> _Problem to solve_:
From the records, pick out and copy each line containing "blocks".

> _Entries shown_:
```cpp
int backbone_train_backward(btsbot_ctx* h, const float* img, const float* dfeat, float* grads,
                            int B, hipStream_t st) {
  const btsbot_config& c = h->cfg;
  const float* m = h->mirror;
  const int prec = c.precision;
  const Schedule& sc = h->sched;
  BBCache k = carve_bb(h, h->bbcache, B);
  const bool s2t = sc.s2_kept(B);
  float* dy = k.dyA;
  float* dxn = k.dyB;
  TRY(launch_copy_f32(dy, dfeat, (size_t)B * c.dims[3], st));
  hipStream_t sd = st;
  struct Pend { const float* part; float* dst; int rows, cols; };
  Pend pend[8];
  int npend = 0;
  auto fork = [&]() -> int {
    TRY(side_fork(h, st, &sd));
    for (int q = 0; q < npend; ++q) {
      if (pend[q].cols == 0) TRY(launch_dw3_rows(pend[q].part, pend[q].dst, pend[q].rows, sd));
      else TRY(launch_colsum(BTSBOT_F32, pend[q].part, pend[q].dst, pend[q].rows, pend[q].cols, sd));
    }
    npend = 0;
    return BTSBOT_OK;
  };
  auto join = [&]() -> int {
    if (npend > 0) TRY(fork());
    return side_join(h, st);
  };
  auto add_pend = [&](const float* part, float* dst, int rows, int cols) -> int {
    if (npend == (int)(sizeof(pend) / sizeof(pend[0]))) TRY(fork());
    pend[npend++] = Pend{part, dst, rows, cols};
    return BTSBOT_OK;
  };
  const bool fold_cast = prec != BTSBOT_F32;
  {
    float* z0 = k.fS0 != nullptr ? k.fS0 : k.S;
    TRY(launch_fill0(z0, (size_t)((k.G + k.g_floats) - z0), st));
  }
  const bool sp = sc.train_split;
  if (sp) TRY(launch_fill0(reinterpret_cast<float*>(k.amax), (size_t)k.namax * AMAX_WORDS, st));
  auto amax_rec = [&](int slot) { return k.amax + (size_t)slot * AMAX_WORDS; };
  auto blk_amax = [&](int i, int j) {
    int b = j;
    for (int q = 0; q < i; ++q) b += c.depths[q];
    return 2 * b;
  };
  const bool batching = k.gb_floats > 0 && det_alloc(0) == nullptr;
  if (batching) TRY(launch_fill0(k.gb0, k.gb_floats, st));
  auto next_dyT = [&](int i, int j) -> void* {
    if (j > 0) return k.blk[i][j - 1].dyT;
    return i > 0 ? k.dyT_down[i] : nullptr;
  };
  if (sc.side_stream && h->side != nullptr) sd = h->side;
  TRY(launch_stem_im2col(prec, img, k.stem_patches, B, sd));
  bool dyT_ready = false;
  for (int i = 3; i >= 0; --i) {
    const int ch = c.dims[i], hw = STAGE_HW[i], rows = B * hw * hw, H = 4 * ch;
    WgradBatchJob bj[16];
    int nbj = 0;
    for (int j = (int)h->blocks[i].size() - 1; j >= 0; --j) {
      const BlockPk& b = h->blocks[i][j];
      const BlkBuf& s = k.blk[i][j];
      const float* wdw = IMG_F32(h, b.p_dw);
      const bool batched = batching && s.Gb != nullptr && s.fpart == nullptr && nbj + 2 <= 16;
      unsigned* am_dy = sp ? amax_rec(blk_amax(i, j)) : nullptr;
      unsigned* am_da = sp ? amax_rec(blk_amax(i, j) + 1) : nullptr;
      if (sp)
        TRY(launch_copy_amax(dy, reinterpret_cast<float*>(s.dyT), (long)rows * ch, am_dy, st));
      else if (!dyT_ready)
        TRY(launch_scale_cast(prec, dy, nullptr, s.dyT, (long)rows * ch, ch, st));
      dyT_ready = false;
      WgradReduceJob red[2];
      const bool adjacent = b.dw_b == b.dw_w + 49 * (int64_t)ch && b.ln_w == b.dw_b + ch && b.ln_b == b.ln_w + ch;
      const int planes = s.fpart != nullptr ? mlp_bwd_planes(ch) : 1;
      if (planes > 1 && !(s.dwpart != nullptr && adjacent)) {
        btsbot_set_error("backward: the fused MLP backward of a %d-channel block needs dwln_bwd_kernel behind it", ch);
        return BTSBOT_ERR_STATE;
      }
      const bool dw3 = s.dwpart != nullptr && adjacent && dw3_bwd_active(hw, ch);
      if (i == 2 && s2t && !dw3) {
        btsbot_set_error("backward: stage 2's keeping-form forward kept no depthwise output, but block %d's backward reads it", j);
        return BTSBOT_ERR_STATE;
      }
      if (s.fpart != nullptr) {
        TRY(launch_mlp_bwd(prec, ch, s.xn, s.dyT, IMG(h, b.p_fc1), IMG(h, b.p_fc2t), m + b.fc1_b, dxn, s.fpart,
                            k.G, s.fS, grads + b.fc1_w, grads + b.fc1_b, rows, st, red));
        TRY(fork());
      } else if (sc.s2mlp && b.p_w1tp != 0 && s2mlp_bwd_supported(prec, ch)) {
        TRY(launch_s2mlp_bwd(prec, s.dyT, s.a, IMG(h, b.p_w2tp), IMG(h, b.p_w1tp), s.da, dxn, rows, st));
        if (!batched || sc.fork_per_block) TRY(fork());
      } else {
        TRY(train_gemm(h, EPI_DGELU, s.dyT, b.p_fc2t, b.p_s_fc2t, nullptr, nullptr, reinterpret_cast<const float*>(s.a), s.da,
                        rows, H, ch, am_dy, am_da, st));
        if (!batched || sc.fork_per_block) TRY(fork());
        TRY(train_gemm(h, EPI_PLAIN, s.da, b.p_fc1t, b.p_s_fc1t, nullptr, nullptr, nullptr, dxn, rows, ch, H, am_da, nullptr,
                        st));
      }
      void* nxt = fold_cast ? next_dyT(i, j) : nullptr;
      if (dw3) {
        TRY(launch_dw3ln_bwd(m + b.dw_b, dxn, m + b.ln_w, s.xin, wdw, dy, nxt, prec, s.dwpart, B, st, planes,
                              (size_t)rows * ch));
        TRY(add_pend(s.dwpart, grads + b.dw_w, dw3_rows(B), 0));
      } else if (s.dwpart != nullptr && adjacent) {
        TRY(launch_dwln_bwd(s.d, dxn, m + b.ln_w, s.xin, wdw, dy, nxt, prec, s.dwpart, B, hw, ch, st, planes, (size_t)rows * ch));
        TRY(add_pend(s.dwpart, grads + b.dw_w, dwln_bwd_grid(hw, ch, B), 52 * ch));
      } else if (hw == 1 && sc.dwln && ch <= 640) {
        TRY(launch_ln_dw1_bwd(s.d, dxn, m + b.ln_w, s.xin, wdw, dy, nxt, prec, grads + b.ln_w, grads + b.ln_b,
                               grads + b.dw_w, grads + b.dw_b, rows, ch, st));
      } else {
// ... 81 lines not shown
```

### btsbot_amd/csrc/stage1b.hip

```cpp
#include "stage0.h"
#include "stage_regs.h"
#include <type_traits>

namespace {

constexpr int C = 128, HW = 7, PA = 49, G = 2, NPX = G * PA, CT = 4, HID = 512, KS1 = 8;
constexpr int CN = 256, PO = 9;
constexpr int PITCH = 2 * C + 16;
static_assert(C == StageRegs<CT>::C && PITCH == StageRegs<CT>::PITCH, "ln_regs / regs_to_map derive both from CT");
constexpr int MAPB = NPX * PITCH;
constexpr int CHUNKB = 16384, HALFB = CHUNKB / 2, NCH = HID / 32, NSLOT = 3;
constexpr int PL_ROW = 136 * 8, PL_XQ = 8 * PL_ROW, PL_AL = 2 * PL_XQ, PLB = G * PL_AL;
constexpr int OFF_PL = 2 * CHUNKB;
constexpr int LNP = 4 * C + 16;
template <bool X2> struct S1L {
  static constexpr int PLANES = X2 ? 2 : 1;
  static constexpr int SLB = X2 ? 2 * HALFB : HALFB;
  static constexpr int OFF_W2X = OFF_PL + PLANES * PLB;
  static constexpr int OFF_B1 = OFF_W2X + (X2 ? 2 * SLB : 0);
  static constexpr int OFF_LNW = OFF_B1 + (HID + C) * 4;
  static constexpr int LDS_BYTES = OFF_LNW + 2 * C * 4;
  static_assert(4 * SLB <= PLANES * PLB, "W1 slots + W2 slot 0 inside the planar images");
  static_assert(NPX * LNP <= OFF_PL + PLB && NPX * LNP <= OFF_B1, "the fp32 image lies in ring slots 0, 1 + the planar image");
};
static_assert(MAPB <= 2 * CHUNKB && S1L<false>::LDS_BYTES <= 75264 && S1L<true>::LDS_BYTES <= 160 * 1024, "LDS layout");
constexpr int TW_R = 21, TW_BYTES = TW_R * C * 4 * 4 * 2;
constexpr int PARB = TW_BYTES + 3 * C * 4;
constexpr int PARB_X2 = 2 * TW_BYTES + 3 * C * 4;

#define SC_STAMP(i)                                                                \
  do {                                                                             \
    if (a.stamps != nullptr && blockIdx.x == 0 && threadIdx.x == 0) a.stamps[i] = clock64(); \
    if (a.wgt != nullptr && threadIdx.x == 0 && ((i) == 0 || (i) == 13))           \
      a.wgt[2 * blockIdx.x + ((i) == 13)] = wall_clock64();                        \
  } while (0)

template <typename T, int LOPLANE = 0, bool SAT = false>
__device__ __forceinline__ void regs_to_planar(const f32x16 (&x)[CT], unsigned char* pl, int p, int h) {
  const int al = p >= PA ? 1 : 0, pp = p - al * PA;
  const int y = pp / HW, xx = pp - y * HW;
  unsigned char* dst = pl + al * PL_AL + (xx >> 2) * PL_XQ + y * PL_ROW + (xx & 3) * 2 + h * 32;
#pragma unroll
  for (int ct = 0; ct < CT; ++ct)
#pragma unroll
    for (int r = 0; r < 16; ++r) {
      const T hi = (T)(SAT ? __builtin_amdgcn_fmed3f(x[ct][r], -65504.0f, 65504.0f) : x[ct][r]);
      *reinterpret_cast<T*>(dst + (ct * 32 + 8 * (r >> 2) + (r & 3)) * 8) = hi;
      if (LOPLANE > 0) *reinterpret_cast<T*>(dst + LOPLANE + (ct * 32 + 8 * (r >> 2) + (r & 3)) * 8) = (T)(x[ct][r] - (float)hi);
    }
}
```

> _Exercise output_:
    for (int j = (int)h->blocks[i].size() - 1; j >= 0; --j) {
      const BlockPk& b = h->blocks[i][j];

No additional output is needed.